=== ACTIVITY ===
Only the final stretch of lines is needed: output exactly the line containing "c_f32p, c_f32p, c_size_t]" and all lines following it in the listing below.

=== PROVIDED MATERIAL ===
template <int NW>
__global__ void __launch_bounds__(64)
nms_scan_rows_kernel(const unsigned long long* __restrict__ mask, const int32_t* __restrict__ counts,
                     const uint8_t* __restrict__ invalid, int n_max, int nwords_max, int max_keep,
                     int32_t* __restrict__ keep_idx, int32_t* __restrict__ num_keep) {
  __shared__ unsigned long long rows[2][64][NW + 1];
  const int b = blockIdx.x, lane = threadIdx.x;
  int n = counts[b];
  n = n > n_max ? n_max : n;
  n = __builtin_amdgcn_readfirstlane(n);
  const int nw = (n + 63) >> 6;
  const unsigned long long* m = mask + (int64_t)b * n_max * NW;
  unsigned long long myrem = 0ull;
  for (int w = 0; w < nw; ++w) {
    int idx = w * 64 + lane;
    bool bad = (idx >= n) || (invalid != nullptr && invalid[(int64_t)b * n_max + idx] != 0);
    unsigned long long bm = __ballot(bad);
    if (lane == w) myrem = bm;
  }
  unsigned long long nxt[NW];
  auto load_row = [&](unsigned long long (&r)[NW], int w) {
    const unsigned long long* bp = m + (int64_t)(w * 64) * NW + lane;
#pragma unroll
    for (int k = 0; k < NW; ++k) r[k] = bp[k * 64];
  };
  auto stage = [&](const unsigned long long (&r)[NW], int buf, int w) {
    unsigned long long* dst = &rows[buf][lane >> 5][lane & 31];
#pragma unroll
    for (int k = 0; k < NW; ++k) dst[k * 2 * (NW + 1)] = r[k];
  };
  load_row(nxt, 0);
  stage(nxt, 0, 0);
  __syncthreads();
  const int myword = lane < NW ? lane : 0;
  unsigned long long mykeep = 0;
  int buf = 0;
  for (int w = 0; w < nw; ++w) {
#ifndef NMS_ABL_NOLOAD
    if (w + 1 < nw) load_row(nxt, w + 1);
#endif
    const unsigned long long diag = rows[buf][lane][w];
    unsigned long long c = readlane64(myrem, w);
#ifndef NMS_ABL_NOCHAIN
#pragma unroll
    for (int bb = 0; bb < 64; ++bb) {
      unsigned long long d = readlane64(diag, bb);
      c |= ((c >> bb) & 1ull) ? 0ull : d;
    }
#else
    c |= readlane64(diag, 0);
#endif
    const unsigned long long keepbits = ~c;
    if (lane == w) mykeep = keepbits;
    const unsigned klo = __builtin_amdgcn_readfirstlane((unsigned)keepbits);
    const unsigned khi = __builtin_amdgcn_readfirstlane((unsigned)(keepbits >> 32));
    unsigned long long acc = 0ull;
#ifndef NMS_ABL_NOOR
#pragma unroll
#else
    if (klo == 0x12345u)
#endif
    for (int ch = 0; ch < 8; ++ch) {
      const unsigned bits = ((ch < 4 ? klo : khi) >> (8 * (ch & 3))) & 0xffu;
      if (bits == 0u) continue;
      unsigned long long v[8];
#pragma unroll
      for (int t = 0; t < 8; ++t) v[t] = rows[buf][8 * ch + t][myword];
#pragma unroll
      for (int t = 0; t < 8; ++t) acc |= ((bits >> t) & 1u) ? v[t] : 0ull;
    }
    if (lane > w && lane < nw) myrem |= acc;
    if (w + 1 < nw) stage(nxt, buf ^ 1, w + 1);
    __syncthreads();
    buf ^= 1;
  }
  int cnt = __popcll(mykeep);
  int incl = cnt;
  for (int off = 1; off < 64; off <<= 1) {
    int v = __shfl_up(incl, off);
    if (lane >= off) incl += v;
  }
  int excl = incl - cnt;
  int total = __shfl(incl, 63);
  unsigned long long kb = mykeep;
  int pos = excl;
  while (kb) {
    int bb = __ffsll((long long)kb) - 1;
    kb &= kb - 1;
    if (pos < max_keep) keep_idx[(int64_t)b * n_max + pos] = lane * 64 + bb;
    ++pos;
// ... 28 lines not shown
                     as_stream(stream), base_anchors, A, H, W, stride, (float4*)out);
  return check_launch("generate_anchors");
}

extern "C" int mxdet_fpn_level_map(const float* rois, int64_t R, int32_t lvl_min, int32_t lvl_max,
                                   int32_t* levels, mxdet_stream_t stream) {
  clear_error();
  MXDET_REQUIRE(R >= 0 && lvl_min <= lvl_max, MXDET_ESHAPE, "fpn_level_map: bad arguments");
  if (R == 0) return MXDET_OK;
  MXDET_REQUIRE(rois && levels, MXDET_EINVAL, "fpn_level_map: null pointer");
  hipLaunchKernelGGL(fpn_level_kernel, dim3((unsigned)ceil_div<int64_t>(R, 256)), dim3(256), 0,
                     as_stream(stream), rois, R, lvl_min, lvl_max, levels);
  return check_launch("fpn_level_map");
}

extern "C" size_t mxdet_nms_batched_workspace_bytes(int32_t B, int32_t n_max) {
  if (B <= 0 || n_max <= 0) return 0;
  size_t nwords = (size_t)(n_max + 63) / 64;
  if (nwords <= 32) nwords = 32;
  return ((size_t)B * n_max + 64) * nwords * sizeof(unsigned long long);
}
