_PROTOTYPES = {
    "mp_version": (ctypes.c_char_p, []),
    "mp_error_string": (ctypes.c_char_p, [c_int]),
    "mp_last_hip_error": (c_int, []),
    "mp_decode_topdown": (c_int, [c_f32p] * 7 + [c_int] * 7 + [ctypes.c_float, c_f32p, c_int, ctypes.c_void_p]),
    "mp_decode_topdown_debug": (c_int, [c_f32p] * 7 + [c_int] * 7 + [ctypes.c_float, c_f32p, c_int, c_f32p, ctypes.c_void_p]),
    "mp_flip_aggregate": (c_int, [c_f32p] * 4 + [c_int] * 5 + [ctypes.c_void_p]),
    "mp_flip_aggregate_decode": (c_int, [c_f32p] * 3 + [c_int] + [c_f32p] * 7 + [c_int] * 7
                                 + [ctypes.c_float, c_f32p, c_int, ctypes.c_void_p]),
    "mp_gaussian_target": (c_int, [c_f32p, c_f32p, c_int, c_f32p, c_f32p, c_f32p] + [c_int] * 4
                           + [ctypes.c_double] * 3 + [c_int, ctypes.c_void_p]),
    "mp_joints_mse_workspace_bytes": (c_size_t, [c_int, c_int]),
    "mp_joints_mse_fwd": (c_int, [c_f32p] * 5 + [c_size_t] + [c_int] * 3 + [ctypes.c_void_p]),
    "mp_joints_mse_bwd": (c_int, [c_f32p] * 5 + [c_int] * 3 + [ctypes.c_void_p]),
    "mp_conv_packed_weight_bytes": (c_size_t, [c_int] * 4),
    "mp_conv_pack_weight": (c_int, [c_f32p, c_f32p] + [c_int] * 7 + [ctypes.c_void_p]),
    "mp_conv2d_fwd": (c_int, [ctypes.POINTER(ConvDesc)] + [c_f32p] * 7 + [ctypes.c_void_p]),
    "mp_conv2d_fwd_variant": (c_int, [ctypes.POINTER(ConvDesc), c_int] + [c_f32p] * 7 + [ctypes.c_void_p]),
    "mp_conv_winograd_packed_weight_bytes": (c_size_t, [c_int] * 2),
    "mp_conv_winograd_pack_weight": (c_int, [c_f32p, c_f32p, c_int, c_int, ctypes.c_void_p]),
    "mp_conv_winograd_supported": (c_int, [ctypes.POINTER(ConvDesc)]),
    "mp_conv2d_winograd_fwd": (c_int, [ctypes.POINTER(ConvDesc)] + [c_f32p] * 7 + [ctypes.c_void_p]),
    "mp_plan_add_conv_winograd": (c_int, [ctypes.c_void_p, ctypes.POINTER(ConvDesc)] + [c_f32p] * 7),
    "mp_plan_add_conv_variant": (c_int, [ctypes.c_void_p, ctypes.POINTER(ConvDesc), c_int] + [c_f32p] * 7),
    "mp_deconv4x4s2_gemm_supported": (c_int, [ctypes.POINTER(ConvDesc)]),
    "mp_deconv4x4s2_gemm_fwd": (c_int, [ctypes.POINTER(ConvDesc)] + [c_f32p] * 5 + [ctypes.c_void_p]),
    "mp_plan_add_deconv4x4s2_gemm": (c_int, [ctypes.c_void_p, ctypes.POINTER(ConvDesc)] + [c_f32p] * 5),
    "mp_maxpool3x3s2_same": (c_int, [c_f32p, c_f32p] + [c_int] * 4 + [ctypes.c_void_p]),
    "mp_fuse_upsample_sum": (c_int, [c_f32p, c_f32p, c_int, c_f32p, c_int, c_f32p, c_int, c_f32p] + [c_int] * 5 + [ctypes.c_void_p]),
    "mp_plan_add_fuse_sum": (c_int, [ctypes.c_void_p, c_f32p, c_f32p, c_int, c_f32p, c_int, c_f32p, c_int, c_f32p] + [c_int] * 5),
    "mp_plan_create": (ctypes.c_void_p, []),
    "mp_plan_destroy": (None, [ctypes.c_void_p]),
    "mp_plan_add_conv": (c_int, [ctypes.c_void_p, ctypes.POINTER(ConvDesc)] + [c_f32p] * 7),
    "mp_plan_add_maxpool": (c_int, [ctypes.c_void_p, c_f32p, c_f32p] + [c_int] * 4),
    "mp_plan_size": (c_int, [ctypes.c_void_p]),
    "mp_plan_run": (c_int, [ctypes.c_void_p, ctypes.c_void_p]),
    "mp_plan_run_range": (c_int, [ctypes.c_void_p, c_int, c_int, ctypes.c_void_p]),
    "mp_plan_entry_info": (c_int, [ctypes.c_void_p, c_int, ctypes.POINTER(ctypes.c_int64)]),
    "mp_debug_set_stamp_buffer": (c_int, [ctypes.c_void_p, c_size_t]),
    "mp_bn_workspace_bytes": (c_size_t, [c_int]),
    "mp_bn_train_fwd": (c_int, [c_f32p] * 9 + [c_int] * 3 + [ctypes.c_float, ctypes.c_float, c_int, c_f32p, c_size_t, ctypes.c_void_p]),
    "mp_bn_train_bwd": (c_int, [c_f32p] * 10 + [c_int] * 4 + [c_f32p, c_size_t, ctypes.c_void_p]),
    "mp_bn_train_bwd_acc": (c_int, [c_f32p] * 12 + [c_int] * 4 + [c_f32p, c_size_t, ctypes.c_void_p]),
    "mp_fuse_upsample_sum_bwd": (c_int, [c_f32p, c_f32p, c_f32p, c_f32p, c_int, c_f32p, c_int, c_f32p, c_int] + [c_int] * 5 + [ctypes.c_void_p]),
    "mp_conv_wgrad_workspace_bytes": (c_size_t, [ctypes.POINTER(ConvDesc)]),
    "mp_conv_wgrad": (c_int, [ctypes.POINTER(ConvDesc), c_f32p, c_f32p, c_f32p, c_int, c_f32p, c_size_t, ctypes.c_void_p]),
    "mp_adamw_step": (c_int, [c_f32p] * 4 + [c_size_t] + [ctypes.c_float] * 5 + [ctypes.c_void_p]),
    "mp_adamw_step_scaled": (c_int, [c_f32p] * 4 + [c_size_t] + [ctypes.c_float] * 6 + [c_f32p, ctypes.c_void_p]),
    "mp_grad_finite_check": (c_int, [c_f32p, c_size_t, c_f32p, ctypes.c_void_p]),
    "mp_comm_available": (c_int, []),
    "mp_comm_last_error": (c_int, []),
    "mp_comm_get_unique_id": (c_int, [ctypes.c_void_p]),
    "mp_comm_init_rank": (c_int, [ctypes.POINTER(ctypes.c_void_p), c_int, ctypes.c_void_p, c_int]),
    "mp_comm_destroy": (c_int, [ctypes.c_void_p]),
    "mp_comm_count": (c_int, [ctypes.c_void_p]),
    "mp_allreduce_grads": (c_int, [ctypes.c_void_p, c_f32p, c_size_t, c_int, ctypes.c_void_p]),
    "mp_reduce_scatter_allgather_grads": (c_int, [ctypes.c_void_p, c_f32p, c_size_t, c_int, c_int, c_int, ctypes.c_void_p]),
    "mp_f16_bn_train_fwd": (c_int, [c_f32p] * 9 + [c_int] * 3 + [ctypes.c_float, ctypes.c_float, c_int, c_f32p, c_size_t, ctypes.c_void_p]),
    "mp_sum_tensors": (c_int, [c_f32p] * 5 + [c_size_t, c_int, ctypes.c_void_p]),
    "mp_f16_bn_train_bwd": (c_int, [c_f32p] * 13 + [c_int] * 4 + [c_f32p, c_size_t, ctypes.c_void_p]),
    "mp_f16_fuse_upsample_sum_bwd": (c_int, [c_f32p, c_f32p, c_f32p, c_f32p, c_int, c_f32p, c_int, c_f32p, c_int] + [c_int] * 5 + [ctypes.c_void_p]),
    "mp_f16_conv_wgrad_workspace_bytes": (c_size_t, [ctypes.POINTER(ConvDesc)]),
    "mp_f16_conv_wgrad": (c_int, [ctypes.POINTER(ConvDesc), c_f32p, c_f32p, c_f32p, ctypes.c_float, c_int, c_f32p, c_size_t, ctypes.c_void_p]),
    "mp_f16_conv_wgrad_grouped_workspace_bytes": (c_size_t, [ctypes.POINTER(ConvDesc), c_int]),
    "mp_f16_conv_wgrad_grouped": (c_int, [ctypes.POINTER(ConvDesc), ctypes.POINTER(ctypes.c_void_p), ctypes.POINTER(ctypes.c_void_p),
                                          ctypes.POINTER(ctypes.c_void_p), c_int, ctypes.c_float, c_int, c_f32p, c_size_t, ctypes.c_void_p]),
    "mp_maxpool3x3s2_same_bwd": (c_int, [c_f32p] * 3 + [c_int] * 4 + [ctypes.c_void_p]),
    "mp_stem_conv_wgrad": (c_int, [c_f32p] * 3 + [c_int] * 6 + [ctypes.c_void_p]),
    "mp_gather_phase": (c_int, [c_f32p] * 2 + [c_int] * 6 + [ctypes.c_void_p]),
    "mp_f16_gather_phase": (c_int, [c_f32p] * 2 + [c_int] * 6 + [ctypes.c_void_p]),
    "mp_plan_set_lane": (c_int, [ctypes.c_void_p, c_int]),
    "mp_plan_add_barrier": (c_int, [ctypes.c_void_p]),
    "mp_flip_width": (c_int, [c_f32p, c_f32p] + [c_int] * 4 + [ctypes.c_void_p]),
    "mp_warp_affine": (c_int, [c_f32p] * 6 + [c_int] * 4 + [ctypes.POINTER(ctypes.c_float)] * 2 + [ctypes.c_void_p]),
    "mp_f16_packed_weight_bytes": (c_size_t, [c_int] * 4),
    "mp_f16_activation_bytes": (c_size_t, [c_int] * 4),
    "mp_f16_pack_weight": (c_int, [c_f32p, c_f32p] + [c_int] * 7 + [ctypes.c_void_p]),
    "mp_f16_pack_weight_batch": (c_int, [c_f32p, c_f32p, c_int, ctypes.c_uint, ctypes.c_void_p]),
    "mp_conv_pack_weight_batch": (c_int, [c_f32p, c_f32p, c_int, ctypes.c_uint, ctypes.c_void_p]),
    "mp_f16_to_c8": (c_int, [c_f32p, c_f32p] + [c_int] * 4 + [ctypes.c_void_p]),
    "mp_f16_from_c8": (c_int, [c_f32p, c_f32p] + [c_int] * 4 + [ctypes.c_void_p]),
    "mp_f16_conv2d_fwd": (c_int, [ctypes.POINTER(ConvDesc), c_int] + [c_f32p] * 7 + [ctypes.c_void_p]),
    "mp_f16_conv_stats_parts": (c_int, [ctypes.POINTER(ConvDesc), c_int]),
    "mp_f16_conv2d_fwd_stats": (c_int, [ctypes.POINTER(ConvDesc), c_int] + [c_f32p] * 6 + [ctypes.POINTER(ConvStats), ctypes.c_void_p]),
    "mp_f16_bn_train_fwd_stats": (c_int, [c_f32p] * 9 + [c_int] * 3 + [ctypes.c_float, ctypes.c_float, c_int, c_f32p, c_int, c_f32p,
                                          c_size_t, ctypes.c_void_p]),
    "mp_f16_conv_pre_supported": (c_int, [ctypes.POINTER(ConvDesc), c_int]),
    "mp_f16_conv_supported": (c_int, [ctypes.POINTER(ConvDesc), c_int, c_int, c_int]),
    "mp_f16_bn_train_finalize": (c_int, [c_f32p] * 6 + [c_int] * 3 + [ctypes.c_float, ctypes.c_float, c_f32p, c_int, c_f32p, c_f32p, c_f32p,
                                         c_size_t, ctypes.c_void_p]),
    "mp_f16_bn_train_bwd_stats": (c_int, [c_f32p] * 10 + [c_int] * 3 + [c_f32p, c_int, c_f32p, c_size_t, ctypes.c_void_p]),
    "mp_f16_bn_train_fwd_stats_grouped": (c_int, [ctypes.POINTER(BnFwdJob), c_int, ctypes.c_float, ctypes.c_float, ctypes.c_void_p]),
    "mp_f16_bn_train_bwd_stats_grouped": (c_int, [ctypes.POINTER(BnBwdJob), c_int, ctypes.c_void_p]),
    "mp_f16_ew_stats_parts": (c_int, [c_int] * 3),
    "mp_f16_fuse_term_stats_parts": (c_int, [c_int] * 5),
    "mp_f16_sum_tensors_stats": (c_int, [c_f32p] * 7 + [c_int] * 4 + [c_f32p, c_size_t, ctypes.c_void_p]),
    "mp_f16_fuse_sum_bwd_term_stats": (c_int, [c_f32p] * 3 + [c_int] * 6 + [c_f32p, c_f32p, c_int, c_f32p, c_size_t, ctypes.c_void_p]),
    "mp_optimizer_step": (c_int, [c_int, ctypes.c_void_p, ctypes.c_void_p, ctypes.c_void_p, ctypes.c_void_p, c_size_t, ctypes.c_float,
                                  ctypes.c_float, ctypes.c_float, ctypes.POINTER(ctypes.c_float * 5), ctypes.c_void_p]),
    "mp_f16_basicblock_fwd": (c_int, [c_f32p] * 8 + [c_int] * 5 + [ctypes.c_void_p]),
    "mp_f16_basicblock_supported": (c_int, [c_int] * 4),
    "mp_stem_conv_fwd": (c_int, [c_f32p] * 4 + [c_int, c_f32p] + [c_int] * 3 + [ctypes.c_void_p]),
    "mp_plan_add_stem_conv": (c_int, [ctypes.c_void_p] + [c_f32p] * 4 + [c_int, c_f32p] + [c_int] * 3),
    "mp_f16_stem_conv_fwd": (c_int, [c_f32p] * 4 + [c_int, c_f32p] + [c_int] * 3 + [ctypes.c_void_p]),
    "mp_plan_add_stem_conv_f16": (c_int, [ctypes.c_void_p] + [c_f32p] * 4 + [c_int, c_f32p] + [c_int] * 3),
    "mp_f16_dual_pw_fwd": (c_int, [c_f32p] * 4 + [c_int] + [c_f32p] * 3 + [c_int] + [c_f32p] * 2 + [c_int] * 6 + [ctypes.c_void_p]),
    "mp_plan_add_dual_pw_f16": (c_int, [ctypes.c_void_p] + [c_f32p] * 4 + [c_int] + [c_f32p] * 3 + [c_int] + [c_f32p] * 2 + [c_int] * 6),
    "mp_f16_expand_reduce_fwd": (c_int, [c_f32p] * 5 + [c_int] + [c_f32p] * 3 + [c_int] + [c_f32p] * 2 + [c_int] * 6 + [ctypes.c_void_p]),
    "mp_plan_add_expand_reduce_f16": (c_int, [ctypes.c_void_p] + [c_f32p] * 5 + [c_int] + [c_f32p] * 3 + [c_int] + [c_f32p] * 2 + [c_int] * 6),
    "mp_f16_ds_expand_reduce_fwd": (c_int, [c_f32p] * 8 + [c_int] + [c_f32p] * 3 + [c_int] + [c_f32p] * 2 + [c_int] * 6 + [ctypes.c_void_p]),
    "mp_plan_add_ds_expand_reduce_f16": (c_int, [ctypes.c_void_p] + [c_f32p] * 8 + [c_int] + [c_f32p] * 3 + [c_int] + [c_f32p] * 2 + [c_int] * 6),
    "mp_expand_reduce_fwd": (c_int, [c_f32p] * 14 + [c_int] * 6 + [ctypes.c_void_p]),
    "mp_plan_add_expand_reduce": (c_int, [ctypes.c_void_p] + [c_f32p] * 14 + [c_int] * 6),
    "mp_plan_add_basicblock_f16": (c_int, [ctypes.c_void_p] + [c_f32p] * 8 + [c_int] * 5),
    "mp_f16_fuse_upsample_sum": (c_int, [c_f32p, c_f32p, c_int, c_f32p, c_int, c_f32p, c_int, c_f32p] + [c_int] * 5 + [ctypes.c_void_p]),
    "mp_plan_add_conv_f16": (c_int, [ctypes.c_void_p, ctypes.POINTER(ConvDesc), c_int] + [c_f32p] * 7),
    "mp_plan_add_fuse_sum_f16": (c_int, [ctypes.c_void_p, c_f32p, c_f32p, c_int, c_f32p, c_int, c_f32p, c_int, c_f32p] + [c_int] * 5),
    "mp_plan_add_layout_f16": (c_int, [ctypes.c_void_p, c_int, c_f32p, c_f32p] + [c_int] * 4),
    "mp_concat_channels": (c_int, [c_f32p, c_int, c_f32p, c_int, c_f32p] + [c_int] * 4 + [ctypes.c_void_p]),
    "mp_plan_add_concat": (c_int, [ctypes.c_void_p, c_f32p, c_int, c_f32p, c_int, c_f32p] + [c_int] * 4),
    "mp_col_slice": (c_int, [c_f32p, c_f32p] + [c_int] * 5 + [ctypes.c_void_p]),
    "mp_plan_add_col_slice": (c_int, [ctypes.c_void_p, c_f32p, c_f32p] + [c_int] * 5),
    "mp_conv_supported": (c_int, [ctypes.POINTER(ConvDesc), c_int]),
    "mp_bottomup_workspace_bytes": (c_size_t, [c_int] * 5),
    "mp_bottomup_parse_nms_topk": (c_int, [ctypes.POINTER(BottomUpStage), c_int, c_f32p] + [c_int] * 7 + [c_f32p, c_f32p, c_f32p, c_size_t,
                                                                                                     ctypes.c_void_p]),
    "mp_bottomup_gather": (c_int, [c_f32p, c_f32p, c_f32p, c_size_t] + [c_int] * 8 + [c_f32p, c_f32p, c_f32p, ctypes.c_void_p]),
}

=== ANSWER FOR THIS EXERCISE ===
    "mp_bottomup_gather": (c_int, [c_f32p, c_f32p, c_f32p, c_size_t] + [c_int] * 8 + [c_f32p, c_f32p, c_f32p, ctypes.c_void_p]),
}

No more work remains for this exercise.